All animal experimental procedures were performed in accordance with the Committee’s Animal Care and Use Guidelines and approved by the Shanghai University of Traditional Chinese Medicine Animal Care Committee (no. PZSHUTCM210312012). All institutional and national guidelines for the care and use of laboratory animals were followed.

Acknowledgment

Peijun Li and Yingqi Wang are co-first authors for this study. The authors would like to thank Ms. Qinxin Liu, Ms. Bingzhi Zhang, Ms. Yanjun Chen, Ms. Man Lang, Ms. Hui Zhao, and Ms. Chanjing Liu for technical assistance.

Author Contributions

All authors made a significant contribution to the work reported.

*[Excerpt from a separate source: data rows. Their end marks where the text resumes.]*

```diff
@@ -681,7 +738,7 @@
   a.res = bucket_work + 2 * (size_t)K * stride; a.host = ms->host_dev;
   hipError_t e = hipSuccess;
   const bool vec4 = (D & 3u) == 0 && (((uintptr_t)samples) & 15u) == 0;
-  const size_t sums_lds = kSumThreads * 4 * sizeof(double) + 2 * kBucketCapMax * sizeof(uint32_t);
+  const size_t sums_lds = 2 * kSumThreads * 4 * sizeof(double) + 2 * kBucketCapMax * sizeof(uint32_t);
   auto launch_sums = [&](bool direct) {
     if (mw) {
       const SumWeightArgs wa{mw->weights, mw->dweight, mw->win};
```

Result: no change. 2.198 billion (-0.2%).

XL and WW conceived of and designed the study. PL wrote the draft of the manuscript. All authors performed the research, took part in revising and critically reviewing the article, gave final approval of the version to be published, have agreed on the journal to which the article has been submitted, and agree to be accountable for all aspects of the work.

Funding

This study was supported by grants from the National Natural Science Foundation of China (grant number 82072551,82172551), the Health Discipline Leader Project of Shanghai Municipal Health Commission (grant number 2022XD044), and the Shanghai “Super Postdoctoral” Incentive Program (grant number 2022510).

Disclosure

The authors declare that they have no conflicts of interest in this work.